Pack a smarter lunch box for your children with these simple tips

Pack a smarter lunch box for your children with these simple tips

By: Desiree Nielsen

We’re halfway through the school year. Are your kids’ lunchboxes looking a little, well, stale? Lunchtime is critical refueling for children and eating a good lunch helps ensure they can focus the rest of the day. Thankfully, keeping children interested in their lunches doesn’t have to require endless work.

When time is tight, it can be tempting to reach for the convenience foods on offer in the grocery store but they typically come packed with too much sugar, salt and white flour. With a few simple tips and tricks, you can streamline your efforts and ensure that your child’s healthy lunchbox actually gets eaten.

1. Get kids involved.

As parents, it is up to you to select the healthy menu but you can offer kids a few easy options.
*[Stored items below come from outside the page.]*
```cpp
extern "C" int mi_conv_small_cin_fwd_io(int ks, int N, int H, int W, int Cin, int Cout, const float* x, int ldx, const float* w,
                                        const float* bias, void* yv, int ldy, int y_bf16, void* stream) {
    MI_REQUIRE(x && w && yv && (ks == 1 || ks == 3) && Cin >= 1 && Cin <= 4 && Cout >= 4 && Cout % 4 == 0 && Cout <= 1024 && 256 % (Cout / 4) == 0 &&
               ldy % 4 == 0 && (((uintptr_t)yv & (y_bf16 ? 7 : 15)) | ((uintptr_t)w & 15)) == 0,
               "needs ks 1|3, Cin <= 4, Cout a multiple of 4 with Cout/4 dividing 256, 16-byte aligned y / w");
    float* y = (float*)yv;
    const int pp = 256 / (Cout / 4);
    long blocks = ((long)N * H * W + 2 * pp - 1) / (2 * pp); if (blocks > 4096) blocks = 4096;
    const int w_sh = log2_exact(W), hw_sh = log2_exact(H * W);
    const bool pow2 = w_sh >= 0 && hw_sh >= 0;
    const bool vec = ldx % 4 == 0 && ((uintptr_t)x & 15) == 0;
    hipStream_t st = (hipStream_t)stream;
    {
        static const int tiled = (int)mi_knob("MI_SMALL_CIN_TILED", 1);
        const int rows = w_sh >= 0 && W <= 64 ? 64 / W : 0;
// ... 55 lines not shown
    hipStream_t st = (hipStream_t)stream;
#define MI_TILED2(CIN) do { \
        if (y3_bf16) hipLaunchKernelGGL((small_cin3x3_fwd_tiled_kernel<CIN, true, true>), dim3(grid), dim3(256), lds, st, N, H, W, Cout, x, ldx, w3, bias3, y3, ldy3, w_sh, ntiles, w1, bias1, y1, ldy1, (unsigned long long*)ch.zero, (int)(ch.zero_bytes / 8), ch.gsrc, ch.gidx, ch.gdst, ch.grow, ch.gB); \
        else hipLaunchKernelGGL((small_cin3x3_fwd_tiled_kernel<CIN, false, true>), dim3(grid), dim3(256), lds, st, N, H, W, Cout, x, ldx, w3, bias3, y3, ldy3, w_sh, ntiles, w1, bias1, y1, ldy1, (unsigned long long*)ch.zero, (int)(ch.zero_bytes / 8), ch.gsrc, ch.gidx, ch.gdst, ch.grow, ch.gB); } while (0)
    switch (Cin) { case 1: MI_TILED2(1); break; case 2: MI_TILED2(2); break; case 3: MI_TILED2(3); break; default: MI_TILED2(4); break; }
#undef MI_TILED2
    MI_LAUNCH_CHECK();
    return 0;
}
extern "C" int mi_conv_small_cin_fwd(int ks, int N, int H, int W, int Cin, int Cout, const float* x, int ldx, const float* w,
                                     const float* bias, float* y, int ldy, void* stream) {
    return mi_conv_small_cin_fwd_io(ks, N, H, W, Cin, Cout, x, ldx, w, bias, y, ldy, 0, stream);
}

extern "C" int mi_conv_small_cin_wgrad_io(int ks, int N, int H, int W, int Cin, int Cout, const float* x, int ldx, const void* dyv,
                                          int lddy, int dy_bf16, float* dW, void* workspace, size_t ws_bytes, void* stream) {
    const int na = ks * ks * Cin;
    MI_REQUIRE(x && dyv && dW && (ks == 1 || ks == 3) && Cin >= 1 && Cin <= 4 && (Cout == 64 || Cout == 128 || Cout == 256) && lddy % 4 == 0 &&
               ((uintptr_t)dyv & (dy_bf16 ? 7 : 15)) == 0 && (size_t)3 * na * (Cout / 4) * 16 <= 48 * 1024,
               "needs ks 1|3, Cin <= 4, Cout in {64, 128, 256} with 3 ks ks Cin (Cout / 4) float4 of reduce area <= 48 KiB (3x3: Cin Cout <= 455), 16-byte aligned dy rows");
    const float* dy = (const float*)dyv;
    float* ws = (workspace && ws_bytes >= mi_conv_small_wgrad_workspace(na * Cout)) ? (float*)workspace : nullptr;
    const int w_sh = log2_exact(W), hw_sh = log2_exact(H * W);
    const bool pow2 = w_sh >= 0 && hw_sh >= 0;
    const bool vec = ldx % 4 == 0 && ((uintptr_t)x & 15) == 0;
    const size_t lds = (size_t)3 * na * (Cout / 4) * 4 * sizeof(float);
    hipStream_t st = (hipStream_t)stream;
    {
        static const int tiled = (int)mi_knob("MI_SMALL_CIN_TILED", 1);
        const int rows = w_sh >= 0 && W <= 64 ? 64 / W : 0;
        if (tiled && cin_tiled_geom(ks, H, W, ldx, x) && (Cout >= 128 || dy_bf16) && ((long)N * H * W) % 64 == 0) {
            const int ntiles = N * H * W / 64;
            const size_t lds2 = lds + (size_t)2 * (rows + 2) * (W + 2) * 16;
#define MI_TILED(CIN) do { \
                if (dy_bf16) hipLaunchKernelGGL((small_cin3x3_wgrad_tiled_kernel<CIN, true>), dim3(WG_BLOCKS), dim3(256), lds2, st, N, H, W, Cout, x, ldx, dyv, lddy, dW, ws, w_sh, ntiles); \
                else hipLaunchKernelGGL((small_cin3x3_wgrad_tiled_kernel<CIN, false>), dim3(WG_BLOCKS), dim3(256), lds2, st, N, H, W, Cout, x, ldx, dyv, lddy, dW, ws, w_sh, ntiles); } while (0)
            switch (Cin) { case 1: MI_TILED(1); break; case 2: MI_TILED(2); break; case 3: MI_TILED(3); break; default: MI_TILED(4); break; }
#undef MI_TILED
            if (ws) hipLaunchKernelGGL(partial_sum_kernel, dim3((na * Cout + 31) / 32), dim3(256), 0, st, ws, WG_BLOCKS, na * Cout, dW, 0);
            MI_LAUNCH_CHECK();
            return 0;
        }
    }
    MI_REQUIRE(!dy_bf16, "bf16 dy: only on the whole-row-tile kernel (mi_conv_small_cin_bf16_supported)");
#define MI_GO(CIN, KS) do { \
        if (pow2 && vec) hipLaunchKernelGGL((small_cin_wgrad_kernel<CIN, KS, true, true>), dim3(WG_BLOCKS), dim3(256), lds, st, N, H, W, Cout, x, ldx, dy, lddy, dW, ws, w_sh, hw_sh); \
        else if (vec) hipLaunchKernelGGL((small_cin_wgrad_kernel<CIN, KS, false, true>), dim3(WG_BLOCKS), dim3(256), lds, st, N, H, W, Cout, x, ldx, dy, lddy, dW, ws, 0, 0); \
        else hipLaunchKernelGGL((small_cin_wgrad_kernel<CIN, KS, false, false>), dim3(WG_BLOCKS), dim3(256), lds, st, N, H, W, Cout, x, ldx, dy, lddy, dW, ws, 0, 0); } while (0)
    if (ks == 3) MI_GO_CIN(3); else MI_GO_CIN(1);
#undef MI_GO
#undef MI_GO_CIN
    if (ws) hipLaunchKernelGGL(partial_sum_kernel, dim3((na * Cout + 31) / 32), dim3(256), 0, st, ws, WG_BLOCKS, na * Cout, dW, 0);
    MI_LAUNCH_CHECK();
    return 0;
}
extern "C" int mi_conv_small_cin_wgrad(int ks, int N, int H, int W, int Cin, int Cout, const float* x, int ldx, const float* dy,
                                       int lddy, float* dW, void* workspace, size_t ws_bytes, void* stream) {
    return mi_conv_small_cin_wgrad_io(ks, N, H, W, Cin, Cout, x, ldx, dy, lddy, 0, dW, workspace, ws_bytes, stream);
}

extern "C" int mi_conv3x3_small_cin_fwd(int N, int H, int W, int Cin, int Cout, const float* x, int ldx, const float* w,
                                        const float* bias, float* y, int ldy, void* stream) {
    return mi_conv_small_cin_fwd(3, N, H, W, Cin, Cout, x, ldx, w, bias, y, ldy, stream);
}
extern "C" int mi_conv3x3_small_cin_wgrad(int N, int H, int W, int Cin, int Cout, const float* x, int ldx, const float* dy,
                                          int lddy, float* dW, void* stream) {
    return mi_conv_small_cin_wgrad(3, N, H, W, Cin, Cout, x, ldx, dy, lddy, dW, nullptr, 0, stream);
}

extern "C" int mi_conv1x1_small_cout_io(int op, int M, int C, int Cs, const void* a, int lda, const float* b, int ldb,
                                        const float* w, const float* bias, void* out, int ldo, int accumulate, int wide_bf16,
                                        void* workspace, size_t ws_bytes, void* stream) {
    MI_REQUIRE(a && out && (op == 2 || w) && Cs >= 1 && Cs <= 4 && (C == 32 || C == 64 || C == 128 || C == 256) && M > 0,
               "needs Cs <= 4 and C in {32, 64, 128, 256}");
    hipStream_t st = (hipStream_t)stream;
    const uintptr_t wal = wide_bf16 ? 7 : 15;
    if (op == 0) {
        MI_REQUIRE(C <= 128 && lda % 4 == 0 && ((uintptr_t)a & wal) == 0, "forward: C <= 128, 16-byte (bf16: 8-byte) aligned x rows");
        int blocks = (M + 31) / 32; if (blocks > 1024) blocks = 1024;
#define MI_FWD(CK) do { \
            if (wide_bf16) hipLaunchKernelGGL((small_cout_fwd_kernel<CK, true>), dim3(blocks), dim3(256), 0, st, M, Cs, a, lda, w, bias, (float*)out, ldo); \
            else hipLaunchKernelGGL((small_cout_fwd_kernel<CK, false>), dim3(blocks), dim3(256), 0, st, M, Cs, a, lda, w, bias, (float*)out, ldo); } while (0)
        if (C == 128) MI_FWD(4); else if (C == 64) MI_FWD(2); else MI_FWD(1);
#undef MI_FWD
    } else if (op == 1) {
        MI_REQUIRE(ldo % 4 == 0 && ((uintptr_t)out & wal) == 0, "dgrad: 16-byte (bf16: 8-byte) aligned dx rows");
        const int pp = 256 / (C / 4);
        long blocks = ((long)M + pp - 1) / pp; if (blocks > 4096) blocks = 4096;
        if (wide_bf16) hipLaunchKernelGGL(small_cout_dgrad_kernel<true>, dim3((unsigned)blocks), dim3(256), 0, st, M, C, Cs, (const float*)a, lda, w, out, ldo, accumulate);
        else hipLaunchKernelGGL(small_cout_dgrad_kernel<false>, dim3((unsigned)blocks), dim3(256), 0, st, M, C, Cs, (const float*)a, lda, w, out, ldo, accumulate);
    } else if (op == 2) {
        MI_REQUIRE(b && C >= 64 && lda % 4 == 0 && ((uintptr_t)a & wal) == 0, "wgrad: needs dy, C in {64, 128, 256}, aligned x rows");
        float* ws = (workspace && ws_bytes >= mi_conv_small_wgrad_workspace(C * 4)) ? (float*)workspace : nullptr;
        const size_t lds = (size_t)3 * 4 * (C / 4) * 4 * sizeof(float);
        if (wide_bf16) hipLaunchKernelGGL(small_cout_wgrad_kernel<true>, dim3(WG_BLOCKS), dim3(256), lds, st, M, C, Cs, a, lda, b, ldb, (float*)out, ws);
        else hipLaunchKernelGGL(small_cout_wgrad_kernel<false>, dim3(WG_BLOCKS), dim3(256), lds, st, M, C, Cs, a, lda, b, ldb, (float*)out, ws);
        if (ws) hipLaunchKernelGGL(partial_sum_kernel, dim3((C * 4 + 31) / 32), dim3(256), 0, st, ws, WG_BLOCKS, C * 4, (float*)out, Cs);
    } else {
        return mi_set_error(-1, "mi_conv1x1_small_cout: op must be 0, 1 or 2");
    }
    MI_LAUNCH_CHECK();
    return 0;
}

extern "C" int mi_conv1x1_small_cout_gn_supported(int C, int Cs, int G) {
    return ((C == 64 || C == 128) && Cs >= 1 && Cs <= 4 && G > 0 && C % G == 0 && (C / G) % 16 == 0) ? 1 : 0;
}
extern "C" int mi_conv1x1_small_cout_gn_fwd(int M, int HW, int C, int Cs, const void* x_bf16, int ldx, const void* sums, const float* gamma,
                                            const float* beta, int G, float eps, const float* w, const float* bias, float* y, int ldy, void* stream) {
    MI_REQUIRE(x_bf16 && sums && gamma && beta && w && y && M > 0 && HW > 0 && M % HW == 0 && mi_conv1x1_small_cout_gn_supported(C, Cs, G) &&
               ldx % 4 == 0 && ldy == 4 && (((uintptr_t)x_bf16 & 7) | ((uintptr_t)sums & 15) | ((uintptr_t)gamma & 15) | ((uintptr_t)beta & 15) | ((uintptr_t)y & 15)) == 0,
               "needs C in {64, 128}, (C / G) % 16 == 0, Cs <= 4, y as padded 4-channel pixels, aligned operands");
    int ppw = 32;
    while ((long)M / ppw > 768 && HW % (2 * ppw) == 0) ppw *= 2;
    const int blocks = (M + ppw - 1) / ppw;
    hipStream_t st = (hipStream_t)stream;
    if (C == 128) hipLaunchKernelGGL((small_cout_fwd_gn_kernel<4>), dim3(blocks), dim3(256), 0, st, M, HW, Cs, (const uint16_t*)x_bf16, ldx, (const long long*)sums, gamma, beta, G, eps, w, bias, y, ldy, ppw);
    else hipLaunchKernelGGL((small_cout_fwd_gn_kernel<2>), dim3(blocks), dim3(256), 0, st, M, HW, Cs, (const uint16_t*)x_bf16, ldx, (const long long*)sums, gamma, beta, G, eps, w, bias, y, ldy, ppw);
    MI_LAUNCH_CHECK();
    return 0;
}

extern "C" int mi_conv1x1_small_cout_bwd(int M, int C, int Cs, const void* x, int ldx, int x_bf16, const float* dy, int lddy, const float* w,
                                         float* dW, void* dx, int lddx, int dx_bf16, int accumulate_dx, void* workspace, size_t ws_bytes, void* stream) {
    MI_REQUIRE(x && dy && w && dW && dx && Cs >= 1 && Cs <= 4 && (C == 64 || C == 128 || C == 256) && M > 0 && ldx % 4 == 0 && lddx % 4 == 0 &&
               ((uintptr_t)x & (x_bf16 ? 7 : 15)) == 0 && ((uintptr_t)dx & (dx_bf16 ? 7 : 15)) == 0, "needs Cs <= 4, C in {64, 128, 256}, aligned rows");
    hipStream_t st = (hipStream_t)stream;
    float* ws = (workspace && ws_bytes >= mi_conv_small_wgrad_workspace(C * 4)) ? (float*)workspace : nullptr;
    const size_t lds = (size_t)3 * 4 * (C / 4) * 4 * sizeof(float);
#define MI_BWD(X16, D16) hipLaunchKernelGGL((small_cout_wgrad_kernel<X16, true, D16>), dim3(WG_BLOCKS), dim3(256), lds, st, M, C, Cs, x, ldx, dy, lddy, dW, ws, w, dx, lddx, accumulate_dx)
    if (x_bf16) { if (dx_bf16) MI_BWD(true, true); else MI_BWD(true, false); }
    else { if (dx_bf16) MI_BWD(false, true); else MI_BWD(false, false); }
#undef MI_BWD
    if (ws) hipLaunchKernelGGL(partial_sum_kernel, dim3((C * 4 + 31) / 32), dim3(256), 0, st, ws, WG_BLOCKS, C * 4, dW, Cs);
    MI_LAUNCH_CHECK();
    return 0;
}

extern "C" int mi_conv1x1_small_cout_ws(int op, int M, int C, int Cs, const float* a, int lda, const float* b, int ldb,
                                        const float* w, const float* bias, float* out, int ldo, int accumulate,
                                        void* workspace, size_t ws_bytes, void* stream) {
    return mi_conv1x1_small_cout_io(op, M, C, Cs, a, lda, b, ldb, w, bias, out, ldo, accumulate, 0, workspace, ws_bytes, stream);
}

extern "C" int mi_conv1x1_small_cout(int op, int M, int C, int Cs, const float* a, int lda, const float* b, int ldb,
                                     const float* w, const float* bias, float* out, int ldo, int accumulate, void* stream) {
    return mi_conv1x1_small_cout_ws(op, M, C, Cs, a, lda, b, ldb, w, bias, out, ldo, accumulate, nullptr, 0, stream);
}
```

### image-generation-models_amd/src/ops/lib.py

```python
from __future__ import annotations

import ctypes as C
import os

_PKG_ROOT = os.path.dirname(os.path.dirname(os.path.dirname(os.path.abspath(__file__))))
_LIB = None


def library_path() -> str:
    return os.environ.get("MI_DDPM_LIB", os.path.join(_PKG_ROOT, "lib", "libmi_ddpm.so"))


class MiConvDesc(C.Structure):
    _fields_ = [(n, C.c_int) for n in (
        "N", "IH", "IW", "OH", "OW", "K", "Nc", "KH", "KW", "stride", "pad", "transposed", "w_kn", "mode",
        "K1", "ldx", "ldx2", "ldy", "ldr", "accumulate")]


class MiWgradDesc(C.Structure):
    _fields_ = [(n, C.c_int) for n in (
        "N", "GH", "GW", "DH", "DW", "Ci", "Cj", "KH", "KW", "stride", "pad", "gather_i", "mode", "I1",
        "ldp", "ldp2", "ldq")]


# ... 143 lines not shown
    "mi_conv_small_cin_bf16_supported": [_I, _I, _I, _I, _I, _I, _I],
    "mi_conv_small_cin_fwd": [_I, _I, _I, _I, _I, _I, _P, _I, _P, _P, _P, _I, _P],
    "mi_conv_small_cin_wgrad": [_I, _I, _I, _I, _I, _I, _P, _I, _P, _I, _P, _P, _Z, _P],
    "mi_conv_wgrad": [C.POINTER(MiWgradDesc), _P, _P, _P, _P, _P],
    "mi_conv3x3_wgrad": [C.POINTER(MiWgradDesc), _P, _P, _P, _P, _P],
    "mi_conv3x3_wgrad_supported": [C.POINTER(MiWgradDesc)],
    "mi_conv3x3_wgrad_ws": [C.POINTER(MiWgradDesc), _P, _P, _P, _P, _P, _Z, _P],
    "mi_conv3x3_wgrad_bias": [C.POINTER(MiWgradDesc), _P, _P, _P, _P, _P, _P, _Z, _P],
    "mi_colsum": [_I, _I, _P, _I, _P, _P],
    "mi_colsum_ordered": [_I, _I, _P, _I, _P, _P, _Z, _P],
    "mi_conv_wgrad_slabs": [C.POINTER(MiWgradDesc), _P, _P, _P, _P, _P, _Z, _P],
    "mi_gn_mish_fwd": [C.POINTER(MiGnDesc), _P, _P, _P, _P, _I, _P, _P, _P, _P],
    "mi_gn_mish_bwd": [C.POINTER(MiGnDesc), _P, _P, _P, _P, _P, _I, _P, _I, _P, _P, _P, _I, _P, _P],
    "mi_chan_layernorm_fwd": [_I, _I, _P, _I, _P, _P, _F, _P, _I, _P],
    "mi_chan_layernorm_bwd": [_I, _I, _P, _I, _P, _F, _P, _I, _P, _I, _I, _P, _P, _P],
    "mi_linattn_fwd": [_I, _I, _I, _P, _P, _P, _P, _P],
    "mi_linattn_bwd": [_I, _I, _I, _P, _P, _P, _P, _P, _P],
    "mi_vq_partials": [_I],
    "mi_vq_nearest_fwd": [_I, _I, _I, _P, _I, _P, _P, _P, _I, _P, _P],
    "mi_vq_bwd": [_I, _I, _I, _P, _I, _P, _P, _F, _F, _P, _P, _I, _I, _P, _P],
    "mi_vq_scatter_rows": [_I, _I, _I, _P, _I, _P, _P, _P],
    "mi_small_gemm": [_I, _I, _I, _I, _I, _P, _I, _P, _I, _P, _P, _I, _I, _I, _P],
    "mi_small_gemm_supported": [_I, _I, _I, _I, _I, _I, _I],
    "mi_linattn_fwd_io": [_I, _I, _I, _P, _P, _P, _P, _I, _P],
    "mi_linattn_bwd_io": [_I, _I, _I, _P, _P, _P, _P, _P, _I, _P],
    "mi_linattn_fwd_ws": [_I, _I, _I, _P, _P, _P, _P, _I, _P, _Z, _P],
    "mi_linattn_bwd_ws": [_I, _I, _I, _P, _P, _P, _P, _P, _I, _P, _Z, _P],
    "mi_chan_layernorm_fwd_io": [_I, _I, _P, _I, _P, _P, _F, _P, _I, _I, _P],
    "mi_chan_layernorm_bwd_io": [_I, _I, _P, _I, _P, _F, _P, _I, _P, _I, _I, _P, _P, _I, _P],
    "mi_chan_layernorm_bwd_part": [_I, _I, _P, _I, _P, _F, _P, _I, _P, _I, _I, _P, _I, _P],
    "mi_chan_layernorm_bwd_out": [_I, _I, _P, _I, _P, _F, _P, _I, _P, _I, _P, _I, _P, _P, _P, _I, _P],
    "mi_chan_layernorm_bwd_pipelined": [_I, _P, _P, _P, _P, _I, _I, _I, _I, _I],
    "mi_debug_ln_bwd_pipeline": [_I],
    "mi_rowsum_batch": [_I, _P, _P],
    "mi_f32_to_bf16_colsum_part": [_Z, _I, _P, _I, _P, _I, _P, _Z, C.POINTER(C.c_int), _P],
    "mi_time_embed": [_I, _I, _P, _P, _P],
    "mi_sample_norm_supported": [_I, _I, _I],
    "mi_sample_norm_fwd": [_I, _I, _I, _P, _P, _P, _P, _P, _F, _P],
    "mi_sample_norm_bwd": [_I, _I, _I, _P, _P, _P, _P, _P, _P, _P, _P, _P],
    "mi_sample_norm_bwd2": [_I, _I, _I, _P, _P, _P, _P, _P, _P, _P, _P, _P],
    "mi_leaky_relu_fwd": [_Z, _P, _P, _F, _P],
    "mi_leaky_relu_bwd": [_Z, _P, _P, _P, _F, _P],
    "mi_tanh_fwd": [_Z, _P, _P, _P],
    "mi_tanh_bwd": [_Z, _P, _P, _P, _P],
    "mi_lerp_rows": [_I, _Z, _P, _P, _P, _P, _P],
    "mi_gp_penalty": [_I, _Z, _P, _P, _P, _F, _P, _P],
    "mi_batchnorm_workspace": [_I],
    "mi_batchnorm_fwd": [_I, _I, _P, _P, _P, _P, _P, _P, _P, _P, _F, _F, _I, _P, _P],
    "mi_batchnorm_bwd": [_I, _I, _P, _P, _P, _P, _P, _P, _P, _P, _P, _P],
    "mi_vae_latent_fwd": [_I, _I, _P, _I, _P, _P, _P, _P],
    "mi_vae_latent_bwd": [_I, _I, _P, _I, _P, _P, _F, _P, _P, _I, _P],
    "mi_cvae_pack_input": [_I, _I, _I, _I, _P, _P, _P, _I, _P],
    "mi_cvae_latent_fwd": [_I, _I, _I, _P, _I, _P, _P, _P, _P, _P, _P],
    "mi_cvae_latent_bwd": [_I, _I, _I, _P, _I, _P, _P, _P, _I, _F, _P, _P, _P, _P],
    "mi_latent_disc_supported": [_I, _I, _I],
    "mi_latent_disc_fwd": [_I, _I, _I, _P, _I, _P, _I, _P, _P, _P, _I, _F, _F, _P, _P, _P, _P, _P, _P],
    "mi_latent_disc_bwd": [_I, _I, _I, _P, _I, _P, _I, _P, _P, _P, _I, _F, _P, _P, _P, _F, _I, _P, _I, _F, _I, _P],
    "mi_latent_disc_ln_supported": [_I, _I, _I, _I],
    "mi_latent_disc_ln_fwd": [_I, _I, _I, _I, _P, _I, _P, _I, _P, _I, _F, _F, _P, _P, _P],
    "mi_latent_disc_ln_bwd": [_I, _I, _I, _I, _P, _I, _P, _I, _P, _I, _F, _F, _F, _F, _P, _P, _P, _F, _I, _P, _I, _F, _I, _P],
    "mi_bn_seg_rows_per_workgroup": [_I, _I],
    "mi_bn_seg_fwd": [_I, _I, _I, _P, _P, _P, _P, _P, _P, _P, _P, _F, _F, _I, _I, _F, _P, _P],
    "mi_bn_seg_bwd": [_I, _I, _I, _P, _P, _P, _P, _P, _P, _P, _P, _P, _I, _I, _F, _P, _P],
    "mi_adv_loss": [_I, _I, _I, C.POINTER(C.c_int), _F, _P, _I, _P, _P, _P, _I, _P],
    "mi_info_latent": [_I, _I, _I, _I, _I, _P, _P, _I, _P, _I, _P, _I, _P],
    "mi_info_head_supported": [_I, _I, _I, _I, _I, _I, _I],
# ... 121 lines not shown
```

For example, let kids choose one of three vegetables to snack on or decide if they want a sandwich or wrap for your selected fillings. If children are old enough, have them slice up lunch veggies for the week each Sunday or make a weekly healthy baked good. Getting kids involved builds their ownership of the process and encourages healthy eating.

2. Switch up the delivery without switching the menu.

Be creative in how you deliver old favourites. For example, serve a typical banana and seed butter sandwich as ‘sushi’: slather a whole grain wrap in nut-free butter and roll up a whole banana, slice and serve with chopsticks. Or offer the usual sandwich fillings as an appetizer plate or build your own rice cake ‘pizzas’. Serve a yogurt parfait in a cute little jar or add a dip to the usual veggies and crackers.

3. Follow this nutritious formula.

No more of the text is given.